TASK TO CARRY OUT - Report how many lines of the listing below include the word "wofs". Give nothing but the number.

▼▼▼

@@ -242,12 +254,12 @@
         for (int i = 0; i < B_ROWS; ++i)
             *reinterpret_cast<u32x4*>(B + (row0 + RPP * i) * LDK + piece * 8) = rb[i];
     };
-    auto compute = [&](int buf) {
+    auto compute = [&](int buf, f32x16 (&acc)[NI][MI]) {
         const uint16_t* A = lds + buf * STAGE;
         const uint16_t* B = A + BM * LDR;
         const int frow = lane & 31, fk = (lane >> 5) * 8;
         const int sw = (frow >> 1) & 7;
-        constexpr int FB = FBT;
+        constexpr int FB = (PAIR && PW == 0 && MI * NI >= 2 && FBT > 2) ? 2 : FBT;
 #pragma unroll
         for (int k0 = 0; k0 < BK / 16; k0 += FB) {
             bf16x8 fx[FB][MI], fw[FB][NI];
@@ -281,6 +293,15 @@
     uint32_t b_voff[B_ROWS];
 #pragma unroll
     for (int i = 0; i < B_ROWS; ++i) b_voff[i] = RPP * i < b_rows_ok ? b_off + i * b_row32 : OOB;
+    const int w_rs1 = pp.w_rs[PAIR ? 1 : 0];
+    const __amdgpu_buffer_rsrc_t wrs1 = __builtin_amdgcn_make_buffer_rsrc(
+        const_cast<uint16_t*>(pp.w + pp.w_off[PAIR ? 1 : 0]), 0, (int)((int64_t)pp.Co * w_rs1 * 2), 0x00020000);
+    uint32_t b_voff1[PAIR ? B_ROWS : 1];
+    if constexpr (PAIR) {
+#pragma unroll
+        for (int i = 0; i < B_ROWS; ++i)
+            b_voff1[i] = RPP * i < b_rows_ok ? ((uint32_t)(n0 + row0 + RPP * i) * w_rs1 + piece * 8) * 2u : OOB;
+    }
     int dma_t = 0, dma_q = 0;
     int tap_a = T > 0 ? (tap0_h * Wi + tap0_d) * Ci + tap0_a : 0;
     int tap_b = T > 0 ? tap0_w : 0;
@@ -296,15 +317,23 @@
             const uint32_t voff = (((a_valid[i] >> t) & 1u) && pk) ? a_off[i] : OOB;
             __builtin_amdgcn_raw_ptr_buffer_load_lds(xdma, (lptr)(A + i * (RPP * 64)), 16, (int)voff, a_tap, 0, 0);
         }
-#pragma unroll
-        for (int i = 0; i < B_ROWS; ++i)
-            __builtin_amdgcn_raw_ptr_buffer_load_lds(wrs, (lptr)(B + i * (RPP * 64)), 16, pk ? (int)b_voff[i] : (int)OOB, b_tap, 0, 0);
-        if (++dma_t == T) {
+        if (PAIR && t == T) {
+#pragma unroll
+            for (int i = 0; i < B_ROWS; ++i)
+                __builtin_amdgcn_raw_ptr_buffer_load_lds(wrs1, (lptr)(B + i * (RPP * 64)), 16, pk ? (int)b_voff1[PAIR ? i : 0] : (int)OOB, b_tap, 0, 0);
+        } else {
+#pragma unroll
+            for (int i = 0; i < B_ROWS; ++i)
+                __builtin_amdgcn_raw_ptr_buffer_load_lds(wrs, (lptr)(B + i * (RPP * 64)), 16, pk ? (int)b_voff[i] : (int)OOB, b_tap, 0, 0);
+        }
+        if (++dma_t == TT) {
             dma_t = 0;
             ++dma_q;
         }
-        tap_a = (cc.dh[dma_t] * Wi + cc.dw[dma_t]) * Ci + cc.aofs[dma_t];
-        tap_b = cc.wofs[dma_t];
+        const bool np = PAIR && dma_t == T;
+        const int ti = np ? 0 : dma_t;
+        tap_a = np ? (pr_h * Wi + pr_d) * Ci : (cc.dh[ti] * Wi + cc.dw[ti]) * Ci + cc.aofs[ti];
+        tap_b = np ? pr_w : cc.wofs[ti];
     };
 
     if constexpr (HL > 0) {
@@ -550,6 +579,7 @@
         AFAN_PHASE(1);
         constexpr int LPT = A_ROWS + B_ROWS;
         if constexpr (NS == 2) {
+            static_assert(!PAIR, "paired projection: not in this form");
             if (producer) {
                 gdma(0, 0);
                 __builtin_amdgcn_s_waitcnt(vmcnt_imm(0));
@@ -563,7 +593,7 @@
                 late_prologue();
                 __builtin_amdgcn_s_barrier();
                 for (int ks = 0; ks < KS; ++ks) {
-                    compute(ks & 1);
+                    compute(ks & 1, acc);
                     __builtin_amdgcn_s_waitcnt(0xc07f);
                     __builtin_amdgcn_s_barrier();
                 }
@@ -591,15 +621,28 @@
 #endif
             late_prologue();
             int buf = 0;
+            if constexpr (PAIR) {
+                for (int q = 0; q < chunks; ++q) {
+                    for (int t = 0; t < T; ++t) {
+                        __builtin_amdgcn_s_barrier();
+                        compute(buf, acc);
+                        buf = buf + 1 == NS ? 0 : buf + 1;
+                    }
+                    __builtin_amdgcn_s_barrier();
+                    compute(buf, acc2);
+                    buf = buf + 1 == NS ? 0 : buf + 1;
+                }
+            } else
             for (int ks = 0; ks < KS; ++ks) {
                 __builtin_amdgcn_s_barrier();
-                compute(buf);
+                compute(buf, acc);
                 buf = buf + 1 == NS ? 0 : buf + 1;
             }
         }
         __syncthreads();
         }
     } else if constexpr (GLDS && NS > 2) {
+        static_assert(!PAIR, "paired projection: not in this form");
         AFAN_PHASE(1);
         constexpr int LPT = A_ROWS + B_ROWS;
 #pragma unroll
@@ -614,7 +657,7 @@
             else __builtin_amdgcn_s_waitcnt(vmcnt_imm(0));
             __builtin_amdgcn_s_barrier();
             if (ks + NS - 1 < KS) gdma(ks + NS - 1, buf == 0 ? NS - 1 : buf - 1);
-            compute(buf);
+            compute(buf, acc);
             buf = buf + 1 == NS ? 0 : buf + 1;
         }
         __syncthreads();
@@ -623,10 +666,24 @@
         gdma(0, 0);
         late_prologue();
         __syncthreads();
+        if constexpr (PAIR) {
+            int ks = 0;
+            for (int q = 0; q < chunks; ++q) {
+                for (int t = 0; t < T; ++t, ++ks) {
+                    gdma(ks + 1, (ks & 1) ^ 1);
+                    compute(ks & 1, acc);
+                    __syncthreads();
+                }
+                if (ks + 1 < KS) gdma(ks + 1, (ks & 1) ^ 1);
+                compute(ks & 1, acc2);
+                __syncthreads();
+                ++ks;
+            }
+        } else
         for (int ks = 0; ks < KS; ++ks) {
             const int buf = ks & 1;
             if (ks + 1 < KS) gdma(ks + 1, buf ^ 1);
-            compute(buf);
+            compute(buf, acc);
             __syncthreads();
         }
     } else if constexpr (PF == 1) {
@@ -637,7 +694,7 @@
         for (int ks = 0; ks < KS; ++ks) {
             const int buf = ks & 1;
             if (ks + 1 < KS) gload(ks + 1, ra0, rb0);
-            compute(buf);
+            compute(buf, acc);
             if (ks + 1 < KS) lstore(buf ^ 1, ra0, rb0);
             __syncthreads();
         }
@@ -649,18 +706,95 @@
         __syncthreads();
         for (int ks = 0; ks < KS; ks += 2) {
             if (ks + 2 < KS) gload(ks + 2, ra0, rb0);
-            compute(0);
+            compute(0, acc);
             if (ks + 1 < KS) lstore(1, ra1, rb1);
             __syncthreads();
             if (ks + 1 < KS) {
                 if (ks + 3 < KS) gload(ks + 3, ra1, rb1);
-                compute(1);
+                compute(1, acc);
                 if (ks + 2 < KS) lstore(0, ra0, rb0);
                 __syncthreads();
             }
         }
     }
 
+    if constexpr (PAIR) {
+        constexpr int LDC_P = BN + 8, PIECES_P = BN / 8, ROWS_P = THREADS / PIECES_P, EPI_P = BM / ROWS_P;
+        static_assert((THREADS & (THREADS - 1)) == 0 && BM % ROWS_P == 0, "paired projection: every thread stores");
+        static_assert((size_t)BM * LDC_P * 2 + (size_t)(THREADS / 64) * 2 * BN * 4 <= (size_t)NS * STAGE * 2, "paired projection: tile + partial sums in the stage buffers");
+        uint16_t* Cp = lds;
+        float (*redp)[2][BN] = reinterpret_cast<float (*)[2][BN]>(lds + BM * LDC_P);
+        if (!producer)
+#pragma unroll
+        for (int j = 0; j < NI; ++j)
+#pragma unroll
+            for (int i = 0; i < MI; ++i) {
+                const int pix = wr * TM + i * 32 + (lane & 31);
+#pragma unroll
+                for (int g = 0; g < 4; ++g) {
+                    const int ch = wc * TN + j * 32 + 8 * g + 4 * (lane >> 5);
+                    u16x4 v;
+#pragma unroll
+                    for (int e = 0; e < 4; ++e) v[e] = f2bf(acc2[j][i][4 * g + e]);
+                    *reinterpret_cast<u16x4*>(Cp + pix * LDC_P + ch) = v;
+                }
+            }
+        __syncthreads();
+        const int pc = tid % PIECES_P, pr = tid / PIECES_P;
+        const bool ch_ok = n0 + pc * 8 < pp.Co;
+        uint16_t* const y1 = pp.y + pp.y_off[1];
+        float s1[8], s2[8], sh[8];
+#pragma unroll
+        for (int j = 0; j < 8; ++j) {
+            s1[j] = s2[j] = 0.f;
+            sh[j] = coef_p[pc * 8 + j];
+        }
+#pragma unroll
+        for (int q = 0; q < EPI_P; ++q) {
+            const int r = pr + q * ROWS_P;
+            const int off = out_off[r];
+            if (off >= 0 && ch_ok) {
+                const u16x8 v = *reinterpret_cast<const u16x8*>(Cp + r * LDC_P + pc * 8);
+                *reinterpret_cast<u16x8*>(y1 + (int64_t)off + n0 + pc * 8) = v;
+#pragma unroll
+                for (int j = 0; j < 8; ++j) {
+                    const float f = bf2f(v[j]) - sh[j];
+                    s1[j] += f;
+                    s2[j] += f * f;
+                }
+            }
+        }
+#pragma unroll
+        for (int o = PIECES_P; o < 64; o <<= 1)
+#pragma unroll
+            for (int j = 0; j < 8; ++j) {
+                s1[j] += __shfl_xor(s1[j], o, 64);
+                s2[j] += __shfl_xor(s2[j], o, 64);
+            }
+        if (lane < PIECES_P) {
+#pragma unroll
+            for (int j = 0; j < 8; ++j) {
+                redp[wave][0][lane * 8 + j] = s1[j];
+                redp[wave][1][lane * 8 + j] = s2[j];
+            }
+        }
+        __syncthreads();
+        if (tid < BN && n0 + tid < pp.Co) {
+            float a = 0.f, b = 0.f;
+#pragma unroll
+            for (int w = 0; w < THREADS / 64; ++w) {
+                a += redp[w][0][tid];
+                b += redp[w][1][tid];
+            }
+            double* const blk = pp.acc + pp.acc_off[1];
+            double* dst = blk + (int64_t)((blockIdx.y + 1) & (pp.acc_ns - 1)) * 2 * pp.Co;
+            unsafeAtomicAdd(dst + n0 + tid, (double)a);
+            unsafeAtomicAdd(dst + pp.Co + n0 + tid, (double)b);
+            if (m0 == 0)
+                reinterpret_cast<float*>(blk + (int64_t)2 * pp.acc_ns * pp.Co)[n0 + tid] = pp.shift ? pp.shift[pp.shift_off[1] + n0 + tid] : 0.f;
+        }
+        __syncthreads();
+    }
     AFAN_PHASE(2);
     constexpr int LDC = BN + 8;
     uint16_t* C = lds;
@@ -1128,9 +1262,10 @@
     AFAN_PHASE(8);
 }
 
-template <int BM, int BN, int PF, int WM, int WN, int PW = 0, int FBT = AFAN_CONV_FRAG_BATCH, int HL = 0, bool GS = false, bool BF = false>
-__global__ __launch_bounds__(64 * (WM * WN + PW)) void conv_igemm_fwd_kernel(const ConvP pp) {
-    conv_igemm_body<BM, BN, PF, WM, WN, PW, FBT, HL, GS, BF>(pp);
+template <int BM, int BN, int PF, int WM, int WN, int PW = 0, int FBT = AFAN_CONV_FRAG_BATCH, int HL = 0, bool GS = false, bool BF = false, bool PAIR = false>
+__global__ __launch_bounds__(64 * (WM * WN + PW)) __attribute__((amdgpu_waves_per_eu((PAIR && PW == 0) ? 4 : 1)))
+void conv_igemm_fwd_kernel(const ConvP pp) {
+    conv_igemm_body<BM, BN, PF, WM, WN, PW, FBT, HL, GS, BF, PAIR>(pp);
 }
 template <int BM, int BN, int PF, int WM, int WN, int PW = 0, int FBT = AFAN_CONV_FRAG_BATCH, int HL = 0, bool GS = false, bool BF = false>
 __global__ __launch_bounds__(64 * (WM * WN + PW)) void conv_igemm_dgrad_kernel(const ConvP pp) {
@@ -1175,22 +1310,24 @@
     }
 }
 
-template <int BM, int BN, int PF, int WM, int WN, int PW, int FBT, int HL, bool GS, bool BF = false>
+constexpr int PAIR_DECLINED = -1000;
+template <int BM, int BN, int PF, int WM, int WN, int PW, int FBT, int HL, bool GS, bool BF = false, bool PAIR = false>
 int launch_gs(const ConvP& p_in, hipStream_t st, bool dgrad) {
     ConvP p = p_in;
     fill_coef(p);
     constexpr int THREADS = 64 * (WM * WN + PW);
     const int64_t M = max_rows(p);
-    dim3 grid((unsigned)((p.Co + BN - 1) / BN), (unsigned)((M + BM - 1) / BM), (unsigned)p.n_classes);
+    if (PAIR && dgrad) return AFAN_ESHAPE;
+    dim3 grid((unsigned)((p.Co + BN - 1) / BN), (unsigned)((M + BM - 1) / BM), PAIR ? 1u : (unsigned)p.n_classes);
     constexpr size_t stage_bytes = HL ? (size_t)(PF - 1) * BN * BK * 2 + (size_t)2 * HL * BK * 2 + 1024
                                       : (size_t)(PF <= 3 ? 2 : PF - 1) * (BM + BN) * (PF >= 3 ? BK : LDK) * 2;
     constexpr size_t epi_bytes = (size_t)BM * (BN + 8) * 2;
     constexpr size_t lds = stage_bytes > epi_bytes ? stage_bytes : epi_bytes;
     static bool attr_done = false;
     if (!attr_done && lds > 64 * 1024) {
-        hipError_t e = hipFuncSetAttribute((const void*)conv_igemm_fwd_kernel<BM, BN, PF, WM, WN, PW, FBT, HL, GS, BF>,
+        hipError_t e = hipFuncSetAttribute((const void*)conv_igemm_fwd_kernel<BM, BN, PF, WM, WN, PW, FBT, HL, GS, BF, PAIR>,
                                            hipFuncAttributeMaxDynamicSharedMemorySize, (int)lds);
-        if (e == hipSuccess)
+        if (e == hipSuccess && !PAIR)
             e = hipFuncSetAttribute((const void*)conv_igemm_dgrad_kernel<BM, BN, PF, WM, WN, PW, FBT, HL, GS, BF>,
                                     hipFuncAttributeMaxDynamicSharedMemorySize, (int)lds);
         if (e != hipSuccess) return (int)e;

▲▲▲

SOLUTION TO THIS EXERCISE - 2